Saved entries:
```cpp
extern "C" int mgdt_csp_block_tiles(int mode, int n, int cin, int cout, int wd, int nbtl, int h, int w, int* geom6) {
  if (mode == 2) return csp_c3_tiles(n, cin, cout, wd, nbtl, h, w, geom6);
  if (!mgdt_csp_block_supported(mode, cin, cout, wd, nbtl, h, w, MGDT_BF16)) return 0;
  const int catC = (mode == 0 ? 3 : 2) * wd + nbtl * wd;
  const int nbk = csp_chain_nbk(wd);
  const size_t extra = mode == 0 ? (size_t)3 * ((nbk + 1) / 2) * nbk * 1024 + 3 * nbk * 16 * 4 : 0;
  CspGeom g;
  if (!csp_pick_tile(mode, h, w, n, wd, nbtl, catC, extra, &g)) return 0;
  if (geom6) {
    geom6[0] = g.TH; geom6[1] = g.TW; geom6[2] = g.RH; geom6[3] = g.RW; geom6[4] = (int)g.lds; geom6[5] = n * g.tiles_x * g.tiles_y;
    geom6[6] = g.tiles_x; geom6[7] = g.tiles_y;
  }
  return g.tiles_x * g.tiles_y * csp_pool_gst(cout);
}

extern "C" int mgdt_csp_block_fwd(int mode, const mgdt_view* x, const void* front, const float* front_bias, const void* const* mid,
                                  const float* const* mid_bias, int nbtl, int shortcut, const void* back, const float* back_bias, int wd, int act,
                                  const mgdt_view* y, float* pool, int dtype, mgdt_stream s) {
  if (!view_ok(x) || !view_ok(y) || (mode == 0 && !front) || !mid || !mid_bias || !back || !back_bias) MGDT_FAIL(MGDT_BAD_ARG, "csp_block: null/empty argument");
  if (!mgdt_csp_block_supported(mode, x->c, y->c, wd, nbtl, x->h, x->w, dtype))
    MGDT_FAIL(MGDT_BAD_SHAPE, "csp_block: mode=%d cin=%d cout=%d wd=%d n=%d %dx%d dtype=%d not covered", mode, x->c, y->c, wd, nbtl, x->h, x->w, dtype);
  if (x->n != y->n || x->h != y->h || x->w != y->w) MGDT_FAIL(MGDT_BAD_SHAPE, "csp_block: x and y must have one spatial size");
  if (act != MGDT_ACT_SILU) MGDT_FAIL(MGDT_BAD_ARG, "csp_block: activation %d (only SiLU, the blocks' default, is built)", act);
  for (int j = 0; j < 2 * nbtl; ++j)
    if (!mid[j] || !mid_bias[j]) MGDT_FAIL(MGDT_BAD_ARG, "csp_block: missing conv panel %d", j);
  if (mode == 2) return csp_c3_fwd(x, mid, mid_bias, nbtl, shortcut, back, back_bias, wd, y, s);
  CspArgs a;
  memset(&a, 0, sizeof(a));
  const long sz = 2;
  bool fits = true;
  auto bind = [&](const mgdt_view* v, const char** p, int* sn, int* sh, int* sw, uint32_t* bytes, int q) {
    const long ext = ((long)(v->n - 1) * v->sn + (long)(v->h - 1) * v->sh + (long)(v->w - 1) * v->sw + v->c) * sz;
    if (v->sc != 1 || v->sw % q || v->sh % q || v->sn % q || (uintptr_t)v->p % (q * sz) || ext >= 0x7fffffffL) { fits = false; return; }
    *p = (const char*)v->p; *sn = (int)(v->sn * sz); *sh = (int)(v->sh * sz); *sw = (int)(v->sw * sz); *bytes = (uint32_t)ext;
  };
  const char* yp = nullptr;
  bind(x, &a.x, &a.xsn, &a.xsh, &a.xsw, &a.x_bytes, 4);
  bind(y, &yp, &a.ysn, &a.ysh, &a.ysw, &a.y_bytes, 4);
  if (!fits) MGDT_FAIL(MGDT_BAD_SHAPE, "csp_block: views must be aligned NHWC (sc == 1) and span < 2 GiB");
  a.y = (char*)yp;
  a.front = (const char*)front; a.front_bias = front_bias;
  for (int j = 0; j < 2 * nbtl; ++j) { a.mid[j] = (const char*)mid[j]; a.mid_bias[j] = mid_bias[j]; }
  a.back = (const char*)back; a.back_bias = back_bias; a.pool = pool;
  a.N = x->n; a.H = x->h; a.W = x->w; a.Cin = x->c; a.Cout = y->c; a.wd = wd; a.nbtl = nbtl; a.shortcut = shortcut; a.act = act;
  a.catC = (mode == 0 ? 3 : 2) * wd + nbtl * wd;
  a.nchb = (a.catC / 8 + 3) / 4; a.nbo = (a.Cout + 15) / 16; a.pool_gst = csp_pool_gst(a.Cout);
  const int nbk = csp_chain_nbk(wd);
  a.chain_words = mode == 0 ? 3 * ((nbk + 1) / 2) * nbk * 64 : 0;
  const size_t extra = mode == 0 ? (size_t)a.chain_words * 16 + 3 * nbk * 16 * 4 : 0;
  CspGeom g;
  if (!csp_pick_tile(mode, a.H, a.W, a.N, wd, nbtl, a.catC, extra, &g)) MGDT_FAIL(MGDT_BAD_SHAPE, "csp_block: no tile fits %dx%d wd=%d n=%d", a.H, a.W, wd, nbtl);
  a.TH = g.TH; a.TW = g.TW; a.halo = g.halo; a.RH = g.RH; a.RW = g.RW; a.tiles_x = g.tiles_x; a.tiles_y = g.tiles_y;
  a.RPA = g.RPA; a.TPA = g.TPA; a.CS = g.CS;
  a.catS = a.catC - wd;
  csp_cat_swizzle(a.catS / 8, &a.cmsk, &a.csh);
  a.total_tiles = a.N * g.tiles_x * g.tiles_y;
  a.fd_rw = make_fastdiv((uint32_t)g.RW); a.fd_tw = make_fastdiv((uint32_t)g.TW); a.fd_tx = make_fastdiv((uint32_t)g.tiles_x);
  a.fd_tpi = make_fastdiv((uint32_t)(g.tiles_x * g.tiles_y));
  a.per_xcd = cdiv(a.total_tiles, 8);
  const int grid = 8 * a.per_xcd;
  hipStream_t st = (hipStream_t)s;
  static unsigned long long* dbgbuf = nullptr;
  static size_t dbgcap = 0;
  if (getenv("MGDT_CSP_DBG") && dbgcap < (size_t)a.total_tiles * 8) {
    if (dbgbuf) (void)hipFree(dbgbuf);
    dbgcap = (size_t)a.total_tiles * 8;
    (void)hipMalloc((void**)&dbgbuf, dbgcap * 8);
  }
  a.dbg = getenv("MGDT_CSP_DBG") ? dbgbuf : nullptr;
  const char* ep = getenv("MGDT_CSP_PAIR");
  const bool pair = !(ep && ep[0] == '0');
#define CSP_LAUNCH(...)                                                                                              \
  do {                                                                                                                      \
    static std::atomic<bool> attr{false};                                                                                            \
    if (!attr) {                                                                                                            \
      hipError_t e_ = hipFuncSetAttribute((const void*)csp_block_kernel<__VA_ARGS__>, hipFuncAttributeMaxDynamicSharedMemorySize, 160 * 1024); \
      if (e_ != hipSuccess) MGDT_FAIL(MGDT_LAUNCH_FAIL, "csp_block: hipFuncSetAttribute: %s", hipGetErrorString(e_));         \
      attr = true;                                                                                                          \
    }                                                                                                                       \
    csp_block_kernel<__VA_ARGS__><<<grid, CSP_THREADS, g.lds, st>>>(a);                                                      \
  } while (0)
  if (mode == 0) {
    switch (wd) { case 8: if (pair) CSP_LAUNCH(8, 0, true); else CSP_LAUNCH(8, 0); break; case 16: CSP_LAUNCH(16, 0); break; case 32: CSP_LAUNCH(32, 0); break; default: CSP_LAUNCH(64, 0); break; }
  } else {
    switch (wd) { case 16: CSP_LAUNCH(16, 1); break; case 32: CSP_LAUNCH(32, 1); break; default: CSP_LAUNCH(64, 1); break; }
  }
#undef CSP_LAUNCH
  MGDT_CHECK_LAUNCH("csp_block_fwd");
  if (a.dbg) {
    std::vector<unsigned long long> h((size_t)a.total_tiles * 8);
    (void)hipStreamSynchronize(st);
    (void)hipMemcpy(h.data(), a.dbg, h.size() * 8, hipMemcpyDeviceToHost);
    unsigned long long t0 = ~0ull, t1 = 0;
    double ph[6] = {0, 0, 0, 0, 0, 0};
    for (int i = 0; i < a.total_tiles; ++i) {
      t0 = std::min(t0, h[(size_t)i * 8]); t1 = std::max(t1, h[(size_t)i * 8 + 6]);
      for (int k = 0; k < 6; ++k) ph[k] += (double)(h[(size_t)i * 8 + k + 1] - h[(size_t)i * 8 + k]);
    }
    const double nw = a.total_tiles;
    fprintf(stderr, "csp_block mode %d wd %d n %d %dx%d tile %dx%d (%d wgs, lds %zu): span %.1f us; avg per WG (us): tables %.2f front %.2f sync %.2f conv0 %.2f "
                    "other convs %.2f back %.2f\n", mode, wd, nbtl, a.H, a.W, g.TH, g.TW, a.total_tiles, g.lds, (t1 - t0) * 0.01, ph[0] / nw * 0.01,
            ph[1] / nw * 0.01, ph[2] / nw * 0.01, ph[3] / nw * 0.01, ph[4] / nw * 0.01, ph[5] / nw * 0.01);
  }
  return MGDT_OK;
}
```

To do: With "span" as the search word, count the matching lines in the records and give the number alone.

Task output: 2